I woud suggest drive in cars with various tunes then decide from there.

Gonzo Tuning has some nice files, good oppurtunity for expansion, and best of all a good price.


----------



## DMVDUB (Jan 11, 2010)

The only one of those files that will break 200 whp is the Unitronic. But in the same breath I wouldn't waste money on them. Like Dave said, go Gonzo. I made ~230whp /270lbft the dyno is on his site under the star 2 files (which is ~275crank Hp and the numbers that those tunes are advertising are CHP not WHP).

You also get launch control, program switching, deletes, stuff that the other companies don't do.
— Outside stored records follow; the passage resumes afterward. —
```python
def attention_bf16(q, k, v, klens, n_heads: int, scale: float):
    lib = _lib.load()
    B, Tq, D = q.shape
    Tk = k.shape[1]
    assert q.dtype == torch.bfloat16 and q.stride(2) == 1 and k.stride(2) == 1 and v.stride(2) == 1
    out = torch.empty(B, Tq, D, device=q.device, dtype=torch.bfloat16)
    _lib.check(lib.pf_k_attention_bf16(_ptr(q), q.stride(1), _ptr(k), k.stride(1), _ptr(v), v.stride(1), _ptr(out), D,
                                       _ptr(klens), B, n_heads, Tq, Tk, float(scale), _stream()), "pf_k_attention_bf16")
    return out
```

funasr_amd/paraformer_decoder.py:

```python
from __future__ import annotations

from typing import List

import torch
import torch.nn as nn

from . import _lib
from .hip_module import Holder, HipModule, ParamHolder, depthwise, device_lens, host_i32, layer_norm, linear, stream_ptr
from .register import tables


def _ffn(block, d_model, ffn):
    block.norm1 = layer_norm(d_model)
    block.feed_forward = Holder()
    block.feed_forward.w_1 = linear(ffn, d_model)
    block.feed_forward.norm = layer_norm(ffn)
    block.feed_forward.w_2 = linear(d_model, ffn, bias=False)


def _block2(d_model, ffn, kernel_size):
    b = Holder()
    _ffn(b, d_model, ffn)
    b.norm2 = layer_norm(d_model)
    b.self_attn = Holder()
    b.self_attn.fsmn_block = depthwise(d_model, kernel_size)
    return b


def _block(d_model, ffn, kernel_size):
    b = Holder()
    _ffn(b, d_model, ffn)
    b.norm2 = layer_norm(d_model)
    b.self_attn = Holder()
    b.self_attn.fsmn_block = depthwise(d_model, kernel_size)
    b.norm3 = layer_norm(d_model)
    b.src_attn = Holder()
    b.src_attn.linear_q = linear(d_model, d_model)
    b.src_attn.linear_k_v = linear(2 * d_model, d_model)
    b.src_attn.linear_out = linear(d_model, d_model)
    return b


@tables.register("decoder_classes", "ParaformerSANMDecoder")
class ParaformerSANMDecoder(HipModule):
    _prefix = "pf_decoder"
    _skip_keys = ("embed.",)

    def __init__(self, vocab_size: int, encoder_output_size: int, attention_heads: int = 4, linear_units: int = 2048,
                 num_blocks: int = 6, dropout_rate: float = 0.1, positional_dropout_rate: float = 0.1,
                 self_attention_dropout_rate: float = 0.0, src_attention_dropout_rate: float = 0.0,
                 input_layer: str = "embed", use_output_layer: bool = True, wo_input_layer: bool = False,
                 pos_enc_class=None, normalize_before: bool = True, concat_after: bool = False,
                 att_layer_num: int = 6, kernel_size: int = 21, sanm_shfit: int = 0, lora_list: List[str] = None,
                 lora_rank: int = 8, lora_alpha: int = 16, lora_dropout: float = 0.1,
                 chunk_multiply_factor: tuple = (1,), tf2torch_tensor_name_prefix_torch: str = "decoder",
                 tf2torch_tensor_name_prefix_tf: str = "seq2seq/decoder", **kwargs):
        super().__init__()
        if not normalize_before or concat_after or lora_list:
            raise NotImplementedError("ParaformerSANMDecoder(HIP): normalize_before, no concat_after, no LoRA is built")
        if sanm_shfit is None:
            sanm_shfit = (kernel_size - 1) // 2
        D = encoder_output_size
        self.vocab_size, self.d_model, self.attention_heads, self.linear_units = vocab_size, D, attention_heads, linear_units
        self.att_layer_num, self.num_blocks, self.kernel_size, self.sanm_shfit = att_layer_num, num_blocks, kernel_size, sanm_shfit
        if not wo_input_layer and input_layer == "embed":
            self.embed = nn.ModuleList([ParamHolder((vocab_size, D), None)])
        self.decoders = nn.ModuleList([_block(D, linear_units, kernel_size) for _ in range(att_layer_num)])
        self.decoders2 = (nn.ModuleList([_block2(D, linear_units, kernel_size) for _ in range(num_blocks - att_layer_num)])
                          if num_blocks - att_layer_num > 0 else None)
        last = Holder()
        _ffn(last, D, linear_units)
        self.decoders3 = nn.ModuleList([last])
        self.after_norm = layer_norm(D)
        self.output_layer = linear(vocab_size, D) if use_output_layer else None

    def _default_precision(self) -> str:
        ok = self.d_model % 256 == 0 and self.d_model // self.attention_heads == 128 and self.linear_units % 256 == 0
        return "f16x2" if ok else "fp32"

    def _mode(self) -> str:
        return getattr(self, "_precision", None) or self._default_precision()

    def set_precision(self, mode=None):
        if mode is not None and mode not in ("fp32", "bf16", "bf16x3", "f16x2"):
            raise ValueError("precision must be 'fp32', 'bf16', 'bf16x3' or 'f16x2'")
        self._precision = mode
        return self

    def _make_config(self):
        return _lib.pf_decoder_config(self.vocab_size if self.output_layer is not None else 0, self.d_model, self.attention_heads, self.linear_units,
                                      self.att_layer_num, self.kernel_size, self.sanm_shfit, 1e-12)

    def _after_create(self, lib, handle):
        if self.decoders2 is not None:
            _lib.check(lib.pf_decoder_set_decoders2(handle, len(self.decoders2)), "pf_decoder_set_decoders2")

    def _apply_settings(self):
        lib, h = self._ensure_handle()
        _lib.check(lib.pf_decoder_set_precision(h, {"fp32": 0, "bf16": 1, "bf16x3": 2, "f16x2": 3}[self._mode()]),
                   "pf_decoder_set_precision")
        return lib, h

    def _run(self, hs_pad, hlens, ys_in_pad, ys_in_lens, want_logits: bool, want_ids: bool, want_hidden: bool = False):
        lib, h = self._apply_settings()
        dev = self._handle_device
        mem = hs_pad.to(device=dev, dtype=torch.float32).contiguous()
        emb = ys_in_pad.to(device=dev, dtype=torch.float32).contiguous()
        B, T, D = mem.shape
        N = emb.shape[1]
        mlen_c, _ = host_i32(hlens, B)
        tlen_c, tlens = host_i32(ys_in_lens, B)
        logits = torch.empty(B, N, self.vocab_size, device=dev, dtype=torch.float32) if want_logits else None
        ids = torch.empty(B, N, device=dev, dtype=torch.int32) if want_ids else None
        hid = torch.empty(B, N, D, device=dev, dtype=torch.float32) if want_hidden else None
        with torch.cuda.device(dev):
            _lib.check(lib.pf_decoder_forward(h, mem.data_ptr(), mlen_c, emb.data_ptr(), tlen_c, B, T, N,
                                              logits.data_ptr() if want_logits else None,
                                              ids.data_ptr() if want_ids else None,
                                              hid.data_ptr() if want_hidden else None, stream_ptr()),
                       "pf_decoder_forward")
        olens = device_lens(tlens, dev, torch.int64)
        return logits, ids, hid, olens

    def forward_asf6(self, hs_pad, hlens, ys_in_pad, ys_in_lens, n_blocks_before: int = 5) -> torch.Tensor:
        lib, h = self._ensure_handle()
        dev = self._handle_device
        mem = hs_pad.to(device=dev, dtype=torch.float32).contiguous()
        emb = ys_in_pad.to(device=dev, dtype=torch.float32).contiguous()
        B, T, _ = mem.shape
        N = emb.shape[1]
        mlen_c, _ = host_i32(hlens, B)
        tlen_c, _ = host_i32(ys_in_lens, B)
        scores = torch.empty(T, device=dev, dtype=torch.float32)
        with torch.cuda.device(dev):
            _lib.check(lib.pf_decoder_asf_scores(h, mem.data_ptr(), mlen_c, emb.data_ptr(), tlen_c, B, T, N, n_blocks_before,
                                                 scores.data_ptr(), stream_ptr()), "pf_decoder_asf_scores")
        return scores

    def forward(self, hs_pad, hlens, ys_in_pad, ys_in_lens, chunk_mask=None, return_hidden: bool = False,
                return_both: bool = False):
        if chunk_mask is not None:
            raise NotImplementedError("chunk_mask is a training/streaming feature")
        if self.output_layer is None:
            _, _, hid, olens = self._run(hs_pad, hlens, ys_in_pad, ys_in_lens, want_logits=False, want_ids=False, want_hidden=True)
            return hid, olens
        logits, _, hid, olens = self._run(hs_pad, hlens, ys_in_pad, ys_in_lens, want_logits=not return_hidden or return_both,
                                          want_ids=False, want_hidden=return_hidden or return_both)
        if return_both:
            return logits, hid, olens
        if return_hidden:
            return hid, olens
        return logits, olens

    def greedy(self, hs_pad, hlens, ys_in_pad, ys_in_lens):
        _, ids, _, olens = self._run(hs_pad, hlens, ys_in_pad, ys_in_lens, want_logits=False, want_ids=True)
        return ids, olens
```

Here's the Dyno sheet. It did dyno more later after fixed the N75 (that's why there's a dip in the curve, not the dip of the K03 losing boost)


----------



## Sim (Jun 27, 2002)

What about a fully programmable, configurable, loggable, etc... ECU which is 100% plug and play in the ME7 (DBW) 1.8T-s?


----------



## Beachbuggy (Jul 6, 2013)

Sim said:


> What about a fully programmable, configurable, loggable, etc... ECU which is 100% plug and play in the ME7 (DBW) 1.8T-s?


Buy an emulator


----------



## Dr. Stu (Jul 30, 2011)

Ah yes I missed gonzo, I will add that to the chart later today. I am just looking for a flash tune that will be good to go. I don't have the want or need for a fully programmable ecu the point of posting this is to get some info on flash tunes all in one place. I don't care about 5hp here or there. I live in the Cleveland, Ohio area and I will have to find some fellow mk4 folks and see what the general consensus is. Dmvdub I appreciate your helpful post with dyno sheet. I will have to study into gonzo. Thanks.

Edit: I added Gonzo to the table in google which auto updated it here. I agree that it seems the best bang for the buck. I find it strange that required equipment is a 4 bar fpr. Upping the fuel pressure to get more out of the injectors. I hope the tune still keeps the injector duty cycle well within safe ranges. I am looking for more power but don't want to borderline "safe" operating ranges. I understand the engine and turbo with higher mileage may fail but I have read many testimonials that say something to the effect of I have 177,000 miles and still going strong on such and such tune.


----------



## Sim (Jun 27, 2002)

Beachbuggy said:


> Buy an emulator


I dont really get it. Could you explain it to me?


----------



## Dave926 (Mar 30, 2005)

Sim said:


> What about a fully programmable, configurable, loggable, etc... ECU which is 100% plug and play in the ME7 (DBW) 1.8T-s?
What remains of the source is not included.